- [Task brief]:
In the records below, find the line with "uint2 *d_se = nullptr;" and the line with "uint32_t order_shift = 0;". Print both exactly, along with every line between them, and no other line.

- [Dataset entries]:

......

void set_error(const char *fmt, ...) {
  va_list ap;
  va_start(ap, fmt);
  vsnprintf(g_err, sizeof(g_err), fmt, ap);
// ... 16 lines not shown
    void *p = nullptr;
    size_t cap = 0;
  };
  DevBuf b_se, b_table, b_seg;
  DevBuf b_keys[2], b_ids[2];
  DevBuf b_misc, b_radix, b_scalar, b_segof;
  DevBuf b_astats;
  bool astats_ready = false;
  size_t astats_n = 0;
  hipEvent_t astats_ev = nullptr;
  uint32_t *h_scalars = nullptr;
  void *h_stage = nullptr;
  size_t h_stage_cap = 0;
  std::vector<hipEvent_t> ev_pending, ev_free;
  mutable DevBuf b_selfq;
  mutable bool selfq_valid = false;
  mutable std::mutex self_mutex;
  uint32_t *d_seg_chrom = nullptr;
  bool built = false;
  uint2 *d_se = nullptr;
  uint2 *d_rec = nullptr;
  uint32_t *d_id = nullptr;
  uint32_t *d_table = nullptr;
  SegDesc *d_seg = nullptr;
  uint2 *d_chrom_rng = nullptr;
  uint32_t nchrom = 0, nseg = 0, ntypes = 1;
  std::vector<uint32_t> max_segs;
  uint64_t nentries = 0;
  uint32_t max_cell = 0;
  uint32_t max_window = 0;
  uint32_t order_shift = 0;
  size_t built_n = 0;
  double build_ms = 0.0;
  struct Workspace {
    void *p = nullptr;
    bool needs_reset = false;
    void *self_p = nullptr;
    size_t self_cap = 0;
  };
  mutable std::mutex ws_mutex;
  mutable std::unordered_map<hipStream_t, Workspace> ws_of_stream;
  mutable std::unordered_set<hipStream_t> reader_streams;
  uint32_t *h_err = nullptr;
  uint32_t *d_err = nullptr;
  mutable std::atomic<uint64_t> errors_reported{0};
  mutable std::mutex cache_mutex;
// ... 96 lines not shown
    if (!p) BIVX_HIP(dev_malloc(&p, bytes));
    ptrs.emplace_back(p, bytes);
    *out = static_cast<T *>(p);
    return 0;
  }
  void release(void *p) {
    for (auto &q : ptrs)
      if (q.first == p) q.first = nullptr;
  }
};

void drop_block_cache(const bivx_index *idx) {
  std::lock_guard<std::mutex> lock(idx->cache_mutex);
  for (auto &kv : idx->cache_free) (void)hipFree(kv.second);
  idx->cache_free.clear();
  idx->cache_bytes = 0;
}

void free_built(bivx_index *idx) {
  idx->d_se = nullptr;
  idx->d_rec = nullptr;
  idx->d_id = nullptr;
  idx->d_table = nullptr;
  idx->d_seg = nullptr;
  idx->d_chrom_rng = nullptr;
  idx->nchrom = idx->nseg = 0;
  idx->ntypes = 1;
  idx->max_segs.clear();
  idx->nentries = 0;
  idx->built = false;
  idx->selfq_valid = false;
}

void release_build_blocks(bivx_index *idx) {
  for (bivx_index::DevBuf *b : {&idx->b_se, &idx->b_table, &idx->b_seg, &idx->b_keys[0],
                                &idx->b_keys[1], &idx->b_ids[0], &idx->b_ids[1], &idx->b_misc, &idx->b_radix, &idx->b_scalar, &idx->b_segof, &idx->b_selfq, &idx->b_astats}) {
    (void)hipFree(b->p);
    b->p = nullptr;
    b->cap = 0;
  }
}

int ensure_block(bivx_index::DevBuf &b, size_t bytes) {
  if (bytes <= b.cap && b.p) return 0;
  (void)hipFree(b.p);
  b.p = nullptr;
// ... 297 lines not shown
      (void)packed_span;
    }
  }
  return 0;
}
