__global__ __launch_bounds__(256) void k_gfix_reduce(GfixArgs a) {
    if (chain_halted(a.status)) return;
    const int f = blockIdx.y;
    if (!a.want[1 - f]) return;
    GFIX_STAMP(4);
    const int n = 2 * a.K * a.K;
    const int t = blockIdx.x * 256 + threadIdx.x, e = t >> 2, q = t & 3;
    static_assert(GFIX_PARTS == 128, "four threads x 32 partials");
    double s = 0.0;
    if (e < n) {
        const float* p = a.part + (int64_t)f * GFIX_PARTS * n + (int64_t)(q * 32) * n + e;
        float v[32];
#pragma unroll
        for (int i = 0; i < 32; ++i) v[i] = p[(int64_t)i * n];
#pragma unroll
        for (int i = 0; i < 32; ++i) s += (double)v[i];
    }
    const int base = threadIdx.x & 60;
    double tot = __shfl(s, base);
#pragma unroll
    for (int i = 1; i < 4; ++i) tot += __shfl(s, base + i);
    if (e < n && q == 0) a.Q[(int64_t)f * n + e] = (float)tot;
    GFIX_STAMP(5);
}

template <int KT>
__global__ __launch_bounds__(KT == 4 ? 512 : 256) void k_gfix_apply(GfixArgs a) {
    constexpr int K = 32 * KT, LDQ = K + 8;
    constexpr int NT = KT == 4 ? 512 : 256, NW = NT / 64;
    extern __shared__ _Float16 qpl[];
    __shared__ float red[8];
    if (chain_halted(a.status)) return;
    const int f = blockIdx.y;
    if (!a.want[f]) return;
    const int tid = threadIdx.x, lane = tid & 63, w = tid >> 6, l31 = lane & 31, hi = lane >> 5;
    const int64_t rows = a.rows[f];
    const float* X = a.X[f];
    float* out = a.out[f];
    const int64_t ntask = (rows + 31) / 32 * KT, stride = (int64_t)gridDim.x * NW;
    if ((int64_t)blockIdx.x * NW >= ntask) return;
    GFIX_STAMP(6);
    f32x4 x[K / 16][2];
#define GFIX_LOAD_X(t_)                                                                                                   \
    {                                                                                                                     \
        const int64_t row_ = ((t_) / KT) * 32 + l31;                                                                      \
        const f32x4* xr = reinterpret_cast<const f32x4*>(X + (row_ < rows ? row_ : 0) * K + 8 * hi);                       \
        _Pragma("unroll") for (int ks = 0; ks < K / 16; ++ks) { x[ks][0] = xr[4 * ks]; x[ks][1] = xr[4 * ks + 1]; }       \
    }
    const int64_t task0 = (int64_t)blockIdx.x * NW + w;
    if (task0 < ntask) GFIX_LOAD_X(task0)
    constexpr int TPK = NT / K, NBLK = K / 8 / TPK;
    const int kcol = tid % K, kb0 = tid / K;
    float tq[2][NBLK][8];
    {
        const float* src = a.Q + (int64_t)(1 - f) * 2 * K * K;
#pragma unroll
        for (int m = 0; m < 2; ++m)
#pragma unroll
            for (int i = 0; i < NBLK; ++i)
#pragma unroll
                for (int e = 0; e < 8; ++e) tq[m][i][e] = src[(size_t)m * K * K + (size_t)(8 * (kb0 + TPK * i) + e) * K + kcol];
    }
    float mx[2] = {0.f, 0.f};
#pragma unroll
    for (int m = 0; m < 2; ++m)
#pragma unroll
        for (int i = 0; i < NBLK; ++i)
#pragma unroll
            for (int e = 0; e < 8; ++e) mx[m] = fmaxf(mx[m], fabsf(tq[m][i][e]));
#pragma unroll
    for (int o = 32; o > 0; o >>= 1) { mx[0] = fmaxf(mx[0], __shfl_xor(mx[0], o)); mx[1] = fmaxf(mx[1], __shfl_xor(mx[1], o)); }
    __shared__ float redq[2][NW];
    if (lane == 0) { redq[0][w] = mx[0]; redq[1][w] = mx[1]; }
    const float sc = gfix_scale(a.absmax, f, red);
    GFIX_STAMP(7);
    float sq[2];
#pragma unroll
    for (int m = 0; m < 2; ++m) {
        float v = redq[m][0];
#pragma unroll
        for (int i = 1; i < NW; ++i) v = fmaxf(v, redq[m][i]);
        int q = 0;
        (void)frexpf(v, &q);
        sq[m] = ldexpf(1.f, v > 0.f ? 14 - q : 0);
    }
#pragma unroll
    for (int m = 0; m < 2; ++m) {
        _Float16* ph = qpl + (size_t)((1 - m) * 2) * K * LDQ + (size_t)kcol * LDQ;
        _Float16* pl = ph + (size_t)K * LDQ;
#pragma unroll
        for (int i = 0; i < NBLK; ++i) {
            gf16x8 h8, l8;
#pragma unroll
            for (int e = 0; e < 8; ++e) {
                const float v = tq[m][i][e] * sq[m];
                const _Float16 h = (_Float16)v;
                h8[e] = h;
                l8[e] = (_Float16)(v - (float)h);
            }
            *reinterpret_cast<gf16x8*>(ph + 8 * (kb0 + TPK * i)) = h8;
            *reinterpret_cast<gf16x8*>(pl + 8 * (kb0 + TPK * i)) = l8;
        }
    }
    __syncthreads();
    GFIX_STAMP(8);
    for (int64_t task = (int64_t)blockIdx.x * NW + w; task < ntask; task += stride) {
        const int64_t rt = task / KT;
        const int c = (int)(task % KT);
        const bool live = rt * 32 + l31 < rows;
        if (task != task0) GFIX_LOAD_X(task)
        f32x16 acc1, acc2;
#pragma unroll
        for (int i = 0; i < 16; ++i) { acc1[i] = 0.f; acc2[i] = 0.f; }
        const _Float16* qb = qpl + (size_t)(32 * c + l31) * LDQ + 8 * hi;
#pragma unroll
        for (int ks = 0; ks < K / 16; ++ks) {
            gf16x8 xh, xl, xm;
#pragma unroll
            for (int e = 0; e < 8; ++e) {
                const float v = (live ? x[ks][e >> 2][e & 3] : 0.f) * sc;
                const _Float16 h = (_Float16)v;
                const float r1 = v - (float)h;
                const _Float16 l = (_Float16)r1;
                xh[e] = h; xl[e] = l; xm[e] = (_Float16)(r1 - (float)l);
            }
            const gf16x8 qrh = *reinterpret_cast<const gf16x8*>(qb + 16 * ks);
            const gf16x8 qrl = *reinterpret_cast<const gf16x8*>(qb + (size_t)K * LDQ + 16 * ks);
            const gf16x8 q0h = *reinterpret_cast<const gf16x8*>(qb + (size_t)2 * K * LDQ + 16 * ks);
            const gf16x8 q0l = *reinterpret_cast<const gf16x8*>(qb + (size_t)3 * K * LDQ + 16 * ks);
            acc1 = __builtin_amdgcn_mfma_f32_32x32x16_f16(xl, qrh, acc1, 0, 0, 0);
            acc2 = __builtin_amdgcn_mfma_f32_32x32x16_f16(xm, q0h, acc2, 0, 0, 0);
            acc1 = __builtin_amdgcn_mfma_f32_32x32x16_f16(xh, qrl, acc1, 0, 0, 0);
            acc2 = __builtin_amdgcn_mfma_f32_32x32x16_f16(xl, q0l, acc2, 0, 0, 0);
            acc1 = __builtin_amdgcn_mfma_f32_32x32x16_f16(xh, qrh, acc1, 0, 0, 0);
            acc2 = __builtin_amdgcn_mfma_f32_32x32x16_f16(xl, q0h, acc2, 0, 0, 0);
        }
        const float u1 = 1.f / (sc * sq[1]), u2 = 1.f / (sc * sq[0]);
#pragma unroll
        for (int i = 0; i < 16; ++i) {
            const int64_t r = rt * 32 + (i & 3) + 8 * (i >> 2) + 4 * hi;
            if (r < rows) out[r * a.ld + 32 * c + l31] = acc1[i] * u1 + acc2[i] * u2;
        }
        GFIX_STAMP(9);
    }
#undef GFIX_LOAD_X
    GFIX_STAMP(10);
}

......

- [Result of the exercise]:
  uint2 *d_se = nullptr;
  uint2 *d_rec = nullptr;
  uint32_t *d_id = nullptr;
  uint32_t *d_table = nullptr;
  SegDesc *d_seg = nullptr;
  uint2 *d_chrom_rng = nullptr;
  uint32_t nchrom = 0, nseg = 0, ntypes = 1;
  std::vector<uint32_t> max_segs;
  uint64_t nentries = 0;
  uint32_t max_cell = 0;
  uint32_t max_window = 0;
  uint32_t order_shift = 0;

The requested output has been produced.